*Work task:* Find how many lines in this data contain the string "nullptr". Respond with only that number.

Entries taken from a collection
····················

@@ -1300,12 +1315,7 @@
       asm volatile("s_waitcnt lgkmcnt(0)" ::: "memory");
       bar();
       __builtin_amdgcn_s_setprio(1);
-#pragma unroll
-      for (int ss = 0; ss < 4; ++ss)
-#pragma unroll
-        for (int i = 0; i < 4; ++i)
-#pragma unroll
-          for (int j = 0; j < 2; ++j) acc[i][j] = __builtin_amdgcn_mfma_f32_32x32x2f32(fa[i][ss], fb[j][ss], acc[i][j], 0, 0, 0);
+      p32_mma_block(fa, fb, acc);
       __builtin_amdgcn_s_setprio(0);
       if (do_rs) {
 #pragma unroll
@@ -1360,7 +1370,7 @@
   const GemmDesc& d = ka.d;
   const int t = blockIdx.x / kSkFixupSlices, slice = blockIdx.x - t * kSkFixupSlices;
   const int64_t total = (int64_t)ka.tiles * ka.sk_ki, t0 = (int64_t)t * ka.sk_ki;
-  const int w0 = sk_owner(t0, total, ka.sk_wgs), w1 = sk_owner(t0 + ka.sk_ki - 1, total, ka.sk_wgs);
+  const int w0 = sk_owner(t0, total, ka.sk_wgs), w1 = sk_owner(t0 + sk_live(ka) - 1, total, ka.sk_wgs);
   if (w1 == w0) return;
   int tm, tn;
   tile_of(t, ka.tiles_m, ka.tiles_n, ka.group_m, tm, tn);
@@ -1421,6 +1431,104 @@
       if (d.beta != 0.f) v += d.beta * *c;
       *c = v;
     }
+  }
+}
+
+constexpr int kLiveKT = 2;
+template <bool TB>
+__global__ __launch_bounds__(512, 1) void p32_live_rows_kernel(KernelArgs ka) {
+  constexpr int BK = kP32BK, KT = kLiveKT;
+  using HA = P32Half<true>;
+  using HB = P32Half<TB>;
+  constexpr int AIMG = 32 * BK;
+  constexpr int TILE = AIMG + 2 * HB::FLOATS;
+  constexpr int NB = KT * 2 * (HB::FLOATS / 4) / 512;
+  static_assert(KT * (AIMG / 4) <= 512 && NB * 512 == KT * 2 * (HB::FLOATS / 4), "staging must divide evenly");
+  __shared__ __attribute__((aligned(16))) float smem[2 * KT * TILE];
+  const GemmDesc& d = ka.d;
+  const int tid = threadIdx.x, lane = tid & 63, wave = tid >> 6;
+  const int t = blockIdx.x;
+  int tm, tn;
+  tile_of(t, ka.tiles_m, ka.tiles_n, ka.group_m, tm, tn);
+  const int64_t m0 = (int64_t)tm * 256, m1 = min(m0 + 256, d.M), n0 = (int64_t)tn * 256;
+  const int64_t j0 = m0 <= d.live_first ? 0 : (m0 - d.live_first + d.live_stride - 1) / d.live_stride;
+  if (m1 <= d.live_first || j0 >= d.live_count) return;
+  const int64_t j1 = min(d.live_count - 1, (m1 - 1 - d.live_first) / d.live_stride);
+  const int nlive = (int)min((int64_t)32, j1 - j0 + 1);
+  if (nlive <= 0) return;
+  const int64_t total = (int64_t)ka.tiles * ka.sk_ki, t0 = (int64_t)t * ka.sk_ki;
+  const int w0 = sk_owner(t0, total, ka.sk_wgs), w1 = sk_owner(t0 + ka.sk_ki - 1, total, ka.sk_wgs);
+  const int cut1 = w1 > w0 ? (int)(sk_begin(w0 + 1, total, ka.sk_wgs) - t0) : -1;
+  const int cut2 = w1 > w0 + 1 ? (int)(sk_begin(w0 + 2, total, ka.sk_wgs) - t0) : -1;
+
+  v4f ra, rb[NB];
+  const v4f zero4 = v4f{0.f, 0.f, 0.f, 0.f};
+  auto load_stage = [&](int st) {
+    if (tid < KT * (AIMG / 4)) {
+      int row, kk;
+      HA::unit(tid % (AIMG / 4), row, kk);
+      const int64_t k = ((int64_t)st * KT + tid / (AIMG / 4)) * BK + kk;
+      ra = row < nlive && k < d.K ? ld4(d.A + (d.live_first + (j0 + row) * d.live_stride) * d.lda + k) : zero4;
+    }
+#pragma unroll
+    for (int i = 0; i < NB; ++i) {
+      const int e = tid + 512 * i, u = e % (HB::FLOATS / 4), half = (e / (HB::FLOATS / 4)) & 1;
+      int row, kk;
+      HB::unit(u, row, kk);
+      const int64_t k = ((int64_t)st * KT + e / (2 * (HB::FLOATS / 4))) * BK + kk, n = n0 + half * 128 + row;
+      const bool ok = n < d.N && k < d.K;
+      rb[i] = ok ? ld4(TB ? d.B + n * d.ldb + k : d.B + k * d.ldb + n) : zero4;
+    }
+  };
+  auto store_stage = [&](int buf) {
+    float* S = smem + buf * (KT * TILE);
+    if (tid < KT * (AIMG / 4)) st4(S + (tid / (AIMG / 4)) * TILE + (tid % (AIMG / 4)) * 4, ra);
+#pragma unroll
+    for (int i = 0; i < NB; ++i) {
+      const int e = tid + 512 * i;
+      st4(S + (e / (2 * (HB::FLOATS / 4))) * TILE + AIMG + (e % (2 * (HB::FLOATS / 4))) * 4, rb[i]);
+    }
+  };
+
+  f32x16 acc[1][1], sum;
+#pragma unroll
+  for (int r = 0; r < 16; ++r) acc[0][0][r] = sum[r] = 0.f;
+  int nrun = 0;
+  const int bh = wave >> 2, c0 = (wave & 3) * 32;
+  const int nstage = (ka.sk_ki + KT - 1) / KT;
+  load_stage(0);
+  store_stage(0);
+  __syncthreads();
+  for (int st = 0; st < nstage; ++st) {
+    if (st + 1 < nstage) load_stage(st + 1);
+    const float* S = smem + (st & 1) * (KT * TILE);
+#pragma unroll
+    for (int kt = 0; kt < KT; ++kt) {
+      const int g = st * KT + kt;
+      if (g >= ka.sk_ki) break;
+      if (g == cut1 || g == cut2) {
+        sum = nrun ? sum + acc[0][0] : acc[0][0];
+        ++nrun;
+#pragma unroll
+        for (int r = 0; r < 16; ++r) acc[0][0][r] = 0.f;
+      }
+#pragma unroll
+      for (int q = 0; q < BK / 8; ++q) {
+        const v4f fa[1] = {HA::frag(S + kt * TILE, 0, q, lane)};
+        const v4f fb[1] = {HB::frag(S + kt * TILE + AIMG + bh * HB::FLOATS, c0, q, lane)};
+        p32_mma_block(fa, fb, acc);
+      }
+    }
+    if (st + 1 < nstage) store_stage((st + 1) & 1);
+    __syncthreads();
+  }
+  const f32x16 out = nrun ? sum + acc[0][0] : acc[0][0];
+  const int64_t col = n0 + bh * 128 + c0 + (lane & 31);
+  if (col >= d.N) return;
+#pragma unroll
+  for (int r = 0; r < 16; ++r) {
+    const int i = (r & 3) + 8 * (r >> 2) + 4 * (lane >> 5);
+    if (i < nlive) d.C[(d.live_first + (j0 + i) * d.live_stride) * d.ldc + col] = out[r];
   }
 }
 
@@ -1928,6 +2036,62 @@
   return true;
 }
 
+bool gemm_klive_enabled() {
+  static const bool on = [] {
+    const char* v = getenv("SRK_GEMM_KLIVE");
+    return !(v && *v) || atoi(v) != 0;
+  }();
+  return on;
+}
+
+namespace {
+bool klive_plan(const GemmDesc& d, GemmPlan& p) {
+  if (d.k_live <= 0 || d.k_live % kP32BK != 0 || d.k_live >= d.K || d.live_count < 1 || d.live_first < 0 ||
+      d.live_stride < 8 || d.live_count > d.M || d.live_first + (d.live_count - 1) * d.live_stride >= d.M)
+    return false;
+  if (d.ta || d.batch != 1 || d.alpha != 1.f || d.beta != 0.f || d.bias_mode != 0 || d.rowsum || d.A16 || d.B16) return false;
+  if (gemm_plan(d, p) != SRK_OK || p.family != kFamP32 || !p.streamk || p.prec != kPrecF32) return false;
+  p.ka.live_ki = (int)(d.k_live / kP32BK);
+  p.flops = 2.0 * (double)d.M * (double)d.N * (double)d.k_live;
+  return true;
+}
+}
+
+bool gemm_f32_klive_ok(const GemmDesc& d) {
+  GemmPlan p;
+  return klive_plan(d, p);
+}
+
+int gemm_f32_klive(const GemmDesc& d, hipStream_t s) {
+  GemmPlan p;
+  SRK_REQUIRE(klive_plan(d, p), SRK_ERR_INVALID,
+              "gemm_klive: needs the fp32 stream-K gemm_p32_kernel plan (A not transposed, batch 1, alpha 1, beta 0, no bias, "
+              "no row sums), k_live a multiple of %d in (0, K), live rows below M at a stride >= 8", kP32BK);
+  float* scratch = nullptr;
+  if (int rc = g_scratch.get(plan_scratch(p), &scratch)) return rc;
+  const KernelArgs ka = plan_args(p, d, scratch);
+  {
+    ProfScope prof(p.name, s, p.flops);
+    prof.bytes(p.bytes - 4.0 * (double)d.M * (double)(d.K - d.k_live));
+    if (prof.on()) {
+      char detail[96];
+      gemm_plan_detail(p, d, detail);
+      prof.detail("%s klive %lld", detail, (long long)d.k_live);
+    }
+    hipLaunchKernelGGL(p.kernel, p.grid, p.block, 0, s, ka);
+    hipLaunchKernelGGL(sk_fixup_kernel, dim3((unsigned)ka.tiles * kSkFixupSlices), dim3(256), 0, s, ka);
+    SRK_CHECK_HIP(hipGetLastError());
+  }
+  ProfScope prof(p.name, s, 2.0 * 32 * 256 * (double)ka.tiles * (double)d.K);
+  if (prof.on())
+    prof.detail("p32_live_rows_kernel<N%c> %lldx%lldx%lld rows %lld", d.tb ? 'T' : 'N', (long long)d.M, (long long)d.N,
+                (long long)d.K, (long long)d.live_count);
+  if (d.tb) hipLaunchKernelGGL(p32_live_rows_kernel<true>, dim3((unsigned)ka.tiles), dim3(512), 0, s, ka);
+  else hipLaunchKernelGGL(p32_live_rows_kernel<false>, dim3((unsigned)ka.tiles), dim3(512), 0, s, ka);
+  SRK_CHECK_HIP(hipGetLastError());
+  return SRK_OK;
+}
+
 int gemm_f32_group(const GemmDesc* ds, int n, hipStream_t s) {
   SRK_REQUIRE(ds && n >= 1 && n <= kGemmGroupMax, SRK_ERR_INVALID, "gemm_group: 1 .. %d members", kGemmGroupMax);
   GemmPlan plans[kGemmGroupMax];
@@ -2120,6 +2284,61 @@
   SRK_API_END
 }
 
+extern "C" int srk_gemm_f32_klive(int64_t M, int64_t N, int64_t K, const float* A, int64_t lda, const float* B,
+                                  int64_t ldb, float* C, int64_t ldc, int64_t k_live, int64_t first, int64_t stride,
+                                  int64_t count, void* stream) {
+  SRK_API_BEGIN
+  srk::GemmDesc d;
+  d.M = M; d.N = N; d.K = K;
+  d.A = A; d.lda = lda;
+  d.B = B; d.ldb = ldb;
+  d.C = C; d.ldc = ldc;
+  d.k_live = k_live; d.live_first = first; d.live_stride = stride; d.live_count = count;
+  return srk::gemm_f32_klive(d, srk::as_stream(stream));
+  SRK_API_END
+}
+
+extern "C" int srk_gemm_klive_plan(int64_t M, int64_t N, int64_t K, int64_t k_live, int64_t first, int64_t stride,
+                                   int64_t count, float beta, int bias_mode, int64_t* kept, int64_t kept_cap,
+                                   int64_t* live_runs, int64_t runs_cap, int64_t* tiles, int64_t* ktiles,
+                                   int64_t* wgs) {
+  SRK_API_BEGIN
+  SRK_REQUIRE(kept && live_runs && tiles && ktiles && wgs && kept_cap >= 0 && runs_cap >= 0, SRK_ERR_INVALID,
+              "gemm_klive_plan: null pointer");
+  srk::GemmDesc d;
+  d.M = M; d.N = N; d.K = K;
+  d.A = reinterpret_cast<const float*>(uintptr_t(256)); d.lda = K;
+  d.B = reinterpret_cast<const float*>(uintptr_t(256)); d.ldb = N;
+  d.C = reinterpret_cast<float*>(uintptr_t(256)); d.ldc = N;
+  d.beta = beta;
+  d.bias_mode = bias_mode; d.bias = bias_mode ? reinterpret_cast<const float*>(uintptr_t(256)) : nullptr;
+  d.k_live = k_live; d.live_first = first; d.live_stride = stride; d.live_count = count;
+  srk::GemmPlan p;
+  SRK_REQUIRE(srk::klive_plan(d, p), SRK_ERR_INVALID, "gemm_klive_plan: not a case of gemm_f32_klive");
+  const srk::KernelArgs& ka = p.ka;
+  SRK_REQUIRE(kept_cap >= ka.sk_wgs && runs_cap >= ka.tiles, SRK_ERR_INVALID,
+              "gemm_klive_plan: need room for %d workgroups and %d tiles", ka.sk_wgs, ka.tiles);
+  const int64_t total = (int64_t)ka.tiles * ka.sk_ki, live = srk::sk_live(ka);
+  for (int w = 0; w < ka.sk_wgs; ++w) {
+    kept[w] = 0;
+    const int64_t end = srk::sk_begin(w + 1, total, ka.sk_wgs);
+    for (int64_t it = srk::sk_begin(w, total, ka.sk_wgs); it < end;) {
+      const int64_t t0 = it / ka.sk_ki * ka.sk_ki, kt_end = std::min(live, end - t0);
+      if (it - t0 < live) kept[w] += kt_end - (it - t0);
+      it = t0 + ka.sk_ki;
+    }
+  }
+  for (int t = 0; t < ka.tiles; ++t) {
+    const int64_t t0 = (int64_t)t * ka.sk_ki;
+    live_runs[t] = srk::sk_owner(t0 + live - 1, total, ka.sk_wgs) - srk::sk_owner(t0, total, ka.sk_wgs) + 1;
+  }
+  *tiles = ka.tiles;
+  *ktiles = ka.sk_ki;
+  *wgs = ka.sk_wgs;
+  return SRK_OK;
+  SRK_API_END
+}
+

····················

*Response area:* 2